■ Source data
____________________

Result: faster. 7.007 billion, median of 6 (+2.8%).

```diff
diff --git a/cdpr-simulation_amd/csrc/cdpr_onestep_kernel.hpp b/cdpr-simulation_amd/csrc/cdpr_onestep_kernel.hpp
--- a/cdpr-simulation_amd/csrc/cdpr_onestep_kernel.hpp
+++ b/cdpr-simulation_amd/csrc/cdpr_onestep_kernel.hpp
@@ -404,7 +404,57 @@
 #ifndef CDPR_STEADY_NEWTON_WRITTEN_OUT
 #define CDPR_STEADY_NEWTON_WRITTEN_OUT 1
 #endif
+#ifndef CDPR_EST_PIN_FACTOR
+#define CDPR_EST_PIN_FACTOR 1
+#endif
+#ifndef CDPR_STEADY_SHARED_ROT
+#define CDPR_STEADY_SHARED_ROT 1
+#endif
 constexpr int kIkRows = 7;
+constexpr bool kSteadySharedRot = CDPR_STEADY_SHARED_IK && CDPR_STEADY_SHARED_ROT;
+
+struct EstQuat {
+  v2f a, b;
+};
+CDPR_DEV EstQuat est_quat(const float4& v) { return EstQuat{(v2f){v.x, v.y}, (v2f){v.z, v.w}}; }
+CDPR_DEV float4 est_quat_row(const EstQuat& q) { return make_float4(q.a.x, q.a.y, q.b.x, q.b.y); }
+template <int N>
+CDPR_DEV void est_ik(const float* geo, float x, float y, float z, const EstQuat& q, v2f (&len)[cable_pairs(N)], v2f (&jac)[cable_pairs(N)][6],
+                     v2f (&l0)[cable_pairs(N)]) {
+#if CDPR_QUAT_PK
+  ik_pairs_pk<N, false>(geo, x, y, z, quat_to_rot_pk(q.a, q.b), len, jac, l0);
+#else
+  ik_pairs<N, false>(geo, x, y, z, q.a.x, q.a.y, q.b.x, q.b.y, len, jac, l0);
+#endif
+}
+CDPR_DEV void est_rotate(EstQuat& q, float tx, float ty, float tz) {
+#if CDPR_QUAT_PK
+  quat_apply_rotvec_pk(q.a, q.b, tx, ty, tz);
+#else
+  float x = q.a.x, y = q.a.y, z = q.b.x, w = q.b.y;
+  quat_apply_rotvec(x, y, z, w, tx, ty, tz);
+  q = EstQuat{(v2f){x, y}, (v2f){z, w}};
+#endif
+}
+CDPR_DEV Rot true_state_rot(float qx, float qy, float qz, float qw) {
+#if CDPR_QUAT_PK
+  return unpack_rot(quat_to_rot_pk((v2f){qx, qy}, (v2f){qz, qw}));
+#else
+  return quat_to_rot(qx, qy, qz, qw);
+#endif
+}
+template <int N, bool WANT_L0>
+CDPR_DEV Rot true_state_ik(const float* geo, float px, float py, float pz, float qx, float qy, float qz, float qw, v2f (&len)[cable_pairs(N)],
+                           v2f (&jac)[cable_pairs(N)][6], v2f (&l0)[cable_pairs(N)]) {
+#if CDPR_QUAT_PK
+  const RotPk r = quat_to_rot_pk((v2f){qx, qy}, (v2f){qz, qw});
+  ik_pairs_pk<N, WANT_L0>(geo, px, py, pz, r, len, jac, l0);
+  return unpack_rot(r);
+#else
+  ik_pairs<N, WANT_L0>(geo, px, py, pz, qx, qy, qz, qw, len, jac, l0);
+  return quat_to_rot(qx, qy, qz, qw);
+#endif
+}
 #ifdef CDPR_STAMPS
 #define CDPR_SPLIT_STAMP(i)                                                                                          \
   do {                                                                                                               \
@@ -424,7 +474,7 @@
 template <int N, int XS, int ES, bool RAISED = true, bool STEADY = false>
 CDPR_DEV void split_estimator_wave(const StepArgs& a, float* geo, float gval, uint32_t lane, bool live, size_t st, uint32_t off, uint32_t woff,
                                    const float4& p0, const float4& p1, const float4& p3, const v2f* x_force, v2f* x_tension, float* x_est,
-                                   v2f* x_ik = nullptr) {
+                                   v2f* x_ik = nullptr, float* x_rot = nullptr) {
   constexpr int NP = cable_pairs(N);
 #if defined(CDPR_STAMPS) && defined(CDPR_STAMPS_CLOCK)
   const unsigned long long clk0 = __builtin_amdgcn_s_memtime();
@@ -439,12 +489,22 @@
   __builtin_amdgcn_fence(__ATOMIC_RELEASE, "wavefront");
   __builtin_amdgcn_wave_barrier();
   __builtin_amdgcn_fence(__ATOMIC_ACQUIRE, "wavefront");
-  float fkx = p3.y, fky = p3.z, fkz = p3.w, fkqx = p4.x, fkqy = p4.y, fkqz = p4.z, fkqw = p4.w;
+  float fkx = p3.y, fky = p3.z, fkz = p3.w;
+  EstQuat fkq = est_quat(p4);
   v2f len[NP];
   {
     v2f jac[NP][6], l0[NP];
-    ik_pairs<N, false>(geo, p0.x, p0.y, p0.z, p0.w, p1.x, p1.y, p1.z, len, jac, l0);
+    float tqx = p0.w, tqy = p1.x, tqz = p1.y, tqw = p1.z;
+#if CDPR_QUAT_PK
+    asm volatile("" : "+v"(tqx), "+v"(tqy), "+v"(tqz), "+v"(tqw));
+#endif
+    const Rot r = true_state_ik<N, false>(geo, p0.x, p0.y, p0.z, tqx, tqy, tqz, tqw, len, jac, l0);
     if (STEADY && CDPR_STEADY_SHARED_IK) {
+      if (kSteadySharedRot) {
+        x_rot[0 * 64 + lane] = r.r00, x_rot[1 * 64 + lane] = r.r01, x_rot[2 * 64 + lane] = r.r02;
+        x_rot[3 * 64 + lane] = r.r10, x_rot[4 * 64 + lane] = r.r11, x_rot[5 * 64 + lane] = r.r12;
+        x_rot[6 * 64 + lane] = r.r20, x_rot[7 * 64 + lane] = r.r21, x_rot[8 * 64 + lane] = r.r22;
+      }
 #pragma unroll
       for (int k = 0; k < NP; ++k) {
         x_ik[(kIkRows * k) * 64 + lane] = len[k];
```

____________________

Each line above needs to be repeated exactly, with nothing omitted.

■ Task output
Result: faster. 7.007 billion, median of 6 (+2.8%).

```diff
diff --git a/cdpr-simulation_amd/csrc/cdpr_onestep_kernel.hpp b/cdpr-simulation_amd/csrc/cdpr_onestep_kernel.hpp
--- a/cdpr-simulation_amd/csrc/cdpr_onestep_kernel.hpp
+++ b/cdpr-simulation_amd/csrc/cdpr_onestep_kernel.hpp
@@ -404,7 +404,57 @@
 #ifndef CDPR_STEADY_NEWTON_WRITTEN_OUT
 #define CDPR_STEADY_NEWTON_WRITTEN_OUT 1
 #endif
+#ifndef CDPR_EST_PIN_FACTOR
+#define CDPR_EST_PIN_FACTOR 1
+#endif
+#ifndef CDPR_STEADY_SHARED_ROT
+#define CDPR_STEADY_SHARED_ROT 1
+#endif
 constexpr int kIkRows = 7;
+constexpr bool kSteadySharedRot = CDPR_STEADY_SHARED_IK && CDPR_STEADY_SHARED_ROT;
+
+struct EstQuat {
+  v2f a, b;
+};
+CDPR_DEV EstQuat est_quat(const float4& v) { return EstQuat{(v2f){v.x, v.y}, (v2f){v.z, v.w}}; }
+CDPR_DEV float4 est_quat_row(const EstQuat& q) { return make_float4(q.a.x, q.a.y, q.b.x, q.b.y); }
+template <int N>
+CDPR_DEV void est_ik(const float* geo, float x, float y, float z, const EstQuat& q, v2f (&len)[cable_pairs(N)], v2f (&jac)[cable_pairs(N)][6],
+                     v2f (&l0)[cable_pairs(N)]) {
+#if CDPR_QUAT_PK
+  ik_pairs_pk<N, false>(geo, x, y, z, quat_to_rot_pk(q.a, q.b), len, jac, l0);
+#else
+  ik_pairs<N, false>(geo, x, y, z, q.a.x, q.a.y, q.b.x, q.b.y, len, jac, l0);
+#endif
+}
+CDPR_DEV void est_rotate(EstQuat& q, float tx, float ty, float tz) {
+#if CDPR_QUAT_PK
+  quat_apply_rotvec_pk(q.a, q.b, tx, ty, tz);
+#else
+  float x = q.a.x, y = q.a.y, z = q.b.x, w = q.b.y;
+  quat_apply_rotvec(x, y, z, w, tx, ty, tz);
+  q = EstQuat{(v2f){x, y}, (v2f){z, w}};
+#endif
+}
+CDPR_DEV Rot true_state_rot(float qx, float qy, float qz, float qw) {
+#if CDPR_QUAT_PK
+  return unpack_rot(quat_to_rot_pk((v2f){qx, qy}, (v2f){qz, qw}));
+#else
+  return quat_to_rot(qx, qy, qz, qw);
+#endif
+}
+template <int N, bool WANT_L0>
+CDPR_DEV Rot true_state_ik(const float* geo, float px, float py, float pz, float qx, float qy, float qz, float qw, v2f (&len)[cable_pairs(N)],
+                           v2f (&jac)[cable_pairs(N)][6], v2f (&l0)[cable_pairs(N)]) {
+#if CDPR_QUAT_PK
+  const RotPk r = quat_to_rot_pk((v2f){qx, qy}, (v2f){qz, qw});
+  ik_pairs_pk<N, WANT_L0>(geo, px, py, pz, r, len, jac, l0);
+  return unpack_rot(r);
+#else
+  ik_pairs<N, WANT_L0>(geo, px, py, pz, qx, qy, qz, qw, len, jac, l0);
+  return quat_to_rot(qx, qy, qz, qw);
+#endif
+}
 #ifdef CDPR_STAMPS
 #define CDPR_SPLIT_STAMP(i)                                                                                          \
   do {                                                                                                               \
@@ -424,7 +474,7 @@
 template <int N, int XS, int ES, bool RAISED = true, bool STEADY = false>
 CDPR_DEV void split_estimator_wave(const StepArgs& a, float* geo, float gval, uint32_t lane, bool live, size_t st, uint32_t off, uint32_t woff,
                                    const float4& p0, const float4& p1, const float4& p3, const v2f* x_force, v2f* x_tension, float* x_est,
-                                   v2f* x_ik = nullptr) {
+                                   v2f* x_ik = nullptr, float* x_rot = nullptr) {
   constexpr int NP = cable_pairs(N);
 #if defined(CDPR_STAMPS) && defined(CDPR_STAMPS_CLOCK)
   const unsigned long long clk0 = __builtin_amdgcn_s_memtime();
@@ -439,12 +489,22 @@
   __builtin_amdgcn_fence(__ATOMIC_RELEASE, "wavefront");
   __builtin_amdgcn_wave_barrier();
   __builtin_amdgcn_fence(__ATOMIC_ACQUIRE, "wavefront");
-  float fkx = p3.y, fky = p3.z, fkz = p3.w, fkqx = p4.x, fkqy = p4.y, fkqz = p4.z, fkqw = p4.w;
+  float fkx = p3.y, fky = p3.z, fkz = p3.w;
+  EstQuat fkq = est_quat(p4);
   v2f len[NP];
   {
     v2f jac[NP][6], l0[NP];
-    ik_pairs<N, false>(geo, p0.x, p0.y, p0.z, p0.w, p1.x, p1.y, p1.z, len, jac, l0);
+    float tqx = p0.w, tqy = p1.x, tqz = p1.y, tqw = p1.z;
+#if CDPR_QUAT_PK
+    asm volatile("" : "+v"(tqx), "+v"(tqy), "+v"(tqz), "+v"(tqw));
+#endif
+    const Rot r = true_state_ik<N, false>(geo, p0.x, p0.y, p0.z, tqx, tqy, tqz, tqw, len, jac, l0);
     if (STEADY && CDPR_STEADY_SHARED_IK) {
+      if (kSteadySharedRot) {
+        x_rot[0 * 64 + lane] = r.r00, x_rot[1 * 64 + lane] = r.r01, x_rot[2 * 64 + lane] = r.r02;
+        x_rot[3 * 64 + lane] = r.r10, x_rot[4 * 64 + lane] = r.r11, x_rot[5 * 64 + lane] = r.r12;
+        x_rot[6 * 64 + lane] = r.r20, x_rot[7 * 64 + lane] = r.r21, x_rot[8 * 64 + lane] = r.r22;
+      }
 #pragma unroll
       for (int k = 0; k < NP; ++k) {
         x_ik[(kIkRows * k) * 64 + lane] = len[k];
```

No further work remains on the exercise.